### Task objective
Would you tally how many lines in the records include the word "hoist"? Reply with the number only.

### Dataset entries
*** Begin section ***
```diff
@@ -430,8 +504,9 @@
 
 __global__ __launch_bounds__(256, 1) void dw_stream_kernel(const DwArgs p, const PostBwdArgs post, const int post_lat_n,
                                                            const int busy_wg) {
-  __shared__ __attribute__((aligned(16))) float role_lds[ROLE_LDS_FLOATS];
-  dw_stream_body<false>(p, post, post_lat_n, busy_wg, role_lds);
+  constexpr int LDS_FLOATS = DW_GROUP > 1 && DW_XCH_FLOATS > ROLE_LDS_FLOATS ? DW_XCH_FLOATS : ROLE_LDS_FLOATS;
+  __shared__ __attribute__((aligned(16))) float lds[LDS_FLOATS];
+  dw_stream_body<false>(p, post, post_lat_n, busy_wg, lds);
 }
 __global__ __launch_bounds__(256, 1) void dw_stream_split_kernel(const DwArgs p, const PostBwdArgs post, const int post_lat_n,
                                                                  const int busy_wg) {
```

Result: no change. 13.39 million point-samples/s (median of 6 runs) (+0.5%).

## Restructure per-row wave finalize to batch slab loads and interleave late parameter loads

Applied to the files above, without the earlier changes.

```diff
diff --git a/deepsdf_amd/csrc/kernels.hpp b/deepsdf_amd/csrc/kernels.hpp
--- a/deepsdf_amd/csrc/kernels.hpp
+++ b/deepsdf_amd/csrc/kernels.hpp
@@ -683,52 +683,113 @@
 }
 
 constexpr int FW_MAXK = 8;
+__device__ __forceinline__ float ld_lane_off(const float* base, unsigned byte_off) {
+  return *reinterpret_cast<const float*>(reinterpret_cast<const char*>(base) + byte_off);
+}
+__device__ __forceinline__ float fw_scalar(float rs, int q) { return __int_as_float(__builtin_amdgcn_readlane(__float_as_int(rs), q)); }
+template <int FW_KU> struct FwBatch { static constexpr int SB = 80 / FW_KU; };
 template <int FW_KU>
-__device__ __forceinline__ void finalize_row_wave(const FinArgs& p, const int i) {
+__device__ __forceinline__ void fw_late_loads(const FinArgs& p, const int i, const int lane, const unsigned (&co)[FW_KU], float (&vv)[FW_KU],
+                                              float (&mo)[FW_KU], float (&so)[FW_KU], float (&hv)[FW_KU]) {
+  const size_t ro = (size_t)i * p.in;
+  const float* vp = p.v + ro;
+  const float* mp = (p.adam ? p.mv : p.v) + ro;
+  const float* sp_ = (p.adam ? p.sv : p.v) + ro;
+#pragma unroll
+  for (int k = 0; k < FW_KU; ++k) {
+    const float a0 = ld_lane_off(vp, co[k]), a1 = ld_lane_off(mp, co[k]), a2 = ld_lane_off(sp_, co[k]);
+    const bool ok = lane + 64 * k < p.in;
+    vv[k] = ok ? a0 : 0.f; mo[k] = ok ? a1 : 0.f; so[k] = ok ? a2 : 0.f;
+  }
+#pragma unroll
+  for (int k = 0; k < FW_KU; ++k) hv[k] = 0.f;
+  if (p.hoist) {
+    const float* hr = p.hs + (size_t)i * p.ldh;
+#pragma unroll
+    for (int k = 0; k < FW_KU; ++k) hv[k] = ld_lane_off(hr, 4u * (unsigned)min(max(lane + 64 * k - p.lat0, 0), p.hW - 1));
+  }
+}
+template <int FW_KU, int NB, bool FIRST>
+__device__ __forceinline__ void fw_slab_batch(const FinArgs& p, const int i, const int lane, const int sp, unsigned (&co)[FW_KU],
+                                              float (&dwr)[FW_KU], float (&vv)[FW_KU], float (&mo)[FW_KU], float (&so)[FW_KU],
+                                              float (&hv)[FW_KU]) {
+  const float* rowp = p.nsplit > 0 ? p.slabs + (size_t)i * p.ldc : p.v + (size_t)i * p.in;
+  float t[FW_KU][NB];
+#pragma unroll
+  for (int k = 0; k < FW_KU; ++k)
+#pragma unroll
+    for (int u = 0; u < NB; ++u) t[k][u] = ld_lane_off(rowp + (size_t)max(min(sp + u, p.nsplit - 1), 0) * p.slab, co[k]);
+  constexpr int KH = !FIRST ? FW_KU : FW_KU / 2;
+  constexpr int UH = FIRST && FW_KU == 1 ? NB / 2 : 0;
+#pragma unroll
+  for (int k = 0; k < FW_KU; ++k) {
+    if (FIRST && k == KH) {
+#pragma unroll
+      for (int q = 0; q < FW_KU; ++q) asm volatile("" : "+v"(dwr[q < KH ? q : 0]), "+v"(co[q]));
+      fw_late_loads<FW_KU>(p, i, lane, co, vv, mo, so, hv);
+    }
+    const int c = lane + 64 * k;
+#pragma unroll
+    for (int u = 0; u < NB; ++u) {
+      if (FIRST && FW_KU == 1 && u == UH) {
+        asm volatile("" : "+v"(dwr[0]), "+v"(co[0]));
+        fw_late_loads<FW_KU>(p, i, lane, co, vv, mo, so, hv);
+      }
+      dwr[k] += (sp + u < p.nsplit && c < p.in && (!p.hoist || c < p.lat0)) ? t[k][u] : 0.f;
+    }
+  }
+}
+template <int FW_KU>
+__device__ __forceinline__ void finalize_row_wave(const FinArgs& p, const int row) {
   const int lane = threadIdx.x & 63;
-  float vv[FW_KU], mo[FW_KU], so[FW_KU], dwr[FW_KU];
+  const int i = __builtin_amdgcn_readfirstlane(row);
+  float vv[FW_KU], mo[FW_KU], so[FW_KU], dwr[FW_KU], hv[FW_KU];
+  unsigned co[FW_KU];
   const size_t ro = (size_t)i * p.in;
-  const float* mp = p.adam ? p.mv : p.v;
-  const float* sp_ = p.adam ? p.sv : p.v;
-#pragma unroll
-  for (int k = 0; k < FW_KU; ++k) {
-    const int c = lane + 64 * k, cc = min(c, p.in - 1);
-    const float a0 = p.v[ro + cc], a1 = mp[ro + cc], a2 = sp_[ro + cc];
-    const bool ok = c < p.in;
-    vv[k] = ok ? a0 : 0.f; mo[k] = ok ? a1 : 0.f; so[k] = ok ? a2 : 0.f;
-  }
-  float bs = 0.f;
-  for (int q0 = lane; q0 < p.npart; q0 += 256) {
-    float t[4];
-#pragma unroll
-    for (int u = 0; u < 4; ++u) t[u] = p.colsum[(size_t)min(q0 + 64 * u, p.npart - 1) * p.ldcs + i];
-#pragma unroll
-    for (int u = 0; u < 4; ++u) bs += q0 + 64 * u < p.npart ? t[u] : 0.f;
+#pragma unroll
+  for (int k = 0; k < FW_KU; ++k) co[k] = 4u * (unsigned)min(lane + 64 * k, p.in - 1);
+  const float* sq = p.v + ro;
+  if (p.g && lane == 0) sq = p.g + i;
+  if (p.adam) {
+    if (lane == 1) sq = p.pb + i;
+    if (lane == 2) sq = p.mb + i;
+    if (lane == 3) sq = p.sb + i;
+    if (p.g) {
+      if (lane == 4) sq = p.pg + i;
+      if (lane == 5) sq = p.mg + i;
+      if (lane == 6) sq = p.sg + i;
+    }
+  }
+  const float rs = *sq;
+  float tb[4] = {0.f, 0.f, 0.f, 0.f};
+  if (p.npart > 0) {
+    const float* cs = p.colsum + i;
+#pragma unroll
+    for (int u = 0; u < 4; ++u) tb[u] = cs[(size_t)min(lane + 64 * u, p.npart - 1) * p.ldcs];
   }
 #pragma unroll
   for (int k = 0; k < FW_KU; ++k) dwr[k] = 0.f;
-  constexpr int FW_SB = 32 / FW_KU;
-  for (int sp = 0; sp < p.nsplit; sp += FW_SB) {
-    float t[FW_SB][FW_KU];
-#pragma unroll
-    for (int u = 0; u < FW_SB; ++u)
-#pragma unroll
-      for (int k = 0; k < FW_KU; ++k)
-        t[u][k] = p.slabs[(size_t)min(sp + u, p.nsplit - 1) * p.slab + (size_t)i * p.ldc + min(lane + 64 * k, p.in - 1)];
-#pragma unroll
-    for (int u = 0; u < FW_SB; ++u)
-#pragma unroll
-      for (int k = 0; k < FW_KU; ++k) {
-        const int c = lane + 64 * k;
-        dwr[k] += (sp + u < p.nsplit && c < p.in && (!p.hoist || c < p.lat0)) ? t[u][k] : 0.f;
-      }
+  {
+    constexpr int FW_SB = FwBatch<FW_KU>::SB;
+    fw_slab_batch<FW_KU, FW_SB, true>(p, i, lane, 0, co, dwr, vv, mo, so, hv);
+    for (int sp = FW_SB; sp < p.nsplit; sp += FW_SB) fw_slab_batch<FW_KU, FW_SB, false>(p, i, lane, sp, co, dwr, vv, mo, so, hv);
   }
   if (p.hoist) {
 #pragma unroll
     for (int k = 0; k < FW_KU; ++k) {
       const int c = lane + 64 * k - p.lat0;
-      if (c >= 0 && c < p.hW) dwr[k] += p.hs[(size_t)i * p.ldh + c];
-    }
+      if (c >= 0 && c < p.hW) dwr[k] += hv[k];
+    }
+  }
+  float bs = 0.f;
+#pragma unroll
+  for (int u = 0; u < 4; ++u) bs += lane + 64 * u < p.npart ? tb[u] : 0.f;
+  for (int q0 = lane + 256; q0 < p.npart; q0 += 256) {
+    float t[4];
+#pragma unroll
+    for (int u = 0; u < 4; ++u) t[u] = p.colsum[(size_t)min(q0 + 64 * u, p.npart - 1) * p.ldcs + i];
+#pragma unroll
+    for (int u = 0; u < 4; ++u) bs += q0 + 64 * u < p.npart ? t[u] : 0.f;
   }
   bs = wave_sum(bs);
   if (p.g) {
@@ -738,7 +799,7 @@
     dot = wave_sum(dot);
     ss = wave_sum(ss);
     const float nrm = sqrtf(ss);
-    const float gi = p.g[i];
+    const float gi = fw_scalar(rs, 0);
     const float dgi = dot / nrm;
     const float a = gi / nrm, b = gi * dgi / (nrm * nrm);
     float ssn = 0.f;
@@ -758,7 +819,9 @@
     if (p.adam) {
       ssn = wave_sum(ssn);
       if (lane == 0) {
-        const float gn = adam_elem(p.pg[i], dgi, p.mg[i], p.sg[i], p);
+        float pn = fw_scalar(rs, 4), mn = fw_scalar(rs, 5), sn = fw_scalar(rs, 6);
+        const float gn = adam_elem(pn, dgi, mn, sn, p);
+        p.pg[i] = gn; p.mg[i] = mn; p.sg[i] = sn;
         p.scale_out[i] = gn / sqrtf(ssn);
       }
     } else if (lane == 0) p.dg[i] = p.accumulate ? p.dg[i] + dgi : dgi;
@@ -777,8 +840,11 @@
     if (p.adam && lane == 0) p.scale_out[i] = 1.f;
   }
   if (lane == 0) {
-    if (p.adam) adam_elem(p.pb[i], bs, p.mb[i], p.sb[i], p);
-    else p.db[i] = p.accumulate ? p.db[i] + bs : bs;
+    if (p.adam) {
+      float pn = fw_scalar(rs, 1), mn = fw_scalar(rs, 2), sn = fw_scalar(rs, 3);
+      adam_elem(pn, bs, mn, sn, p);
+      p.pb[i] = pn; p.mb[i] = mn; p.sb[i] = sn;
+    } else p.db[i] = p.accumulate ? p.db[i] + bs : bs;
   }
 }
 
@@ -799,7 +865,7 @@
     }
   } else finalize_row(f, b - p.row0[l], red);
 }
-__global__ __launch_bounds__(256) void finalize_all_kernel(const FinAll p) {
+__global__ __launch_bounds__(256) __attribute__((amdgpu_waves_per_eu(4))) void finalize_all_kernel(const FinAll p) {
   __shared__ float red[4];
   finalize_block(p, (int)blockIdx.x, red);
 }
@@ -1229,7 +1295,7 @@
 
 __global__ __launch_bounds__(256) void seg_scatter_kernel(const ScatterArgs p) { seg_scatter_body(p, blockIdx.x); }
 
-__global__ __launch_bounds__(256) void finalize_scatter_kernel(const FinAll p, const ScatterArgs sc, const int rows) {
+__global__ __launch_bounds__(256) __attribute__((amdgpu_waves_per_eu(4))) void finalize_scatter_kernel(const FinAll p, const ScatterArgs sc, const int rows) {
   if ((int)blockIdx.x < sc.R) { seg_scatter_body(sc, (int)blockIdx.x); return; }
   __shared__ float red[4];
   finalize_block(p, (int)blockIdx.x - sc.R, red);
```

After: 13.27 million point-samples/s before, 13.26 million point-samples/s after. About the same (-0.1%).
*** End section ***
### Exercise response
4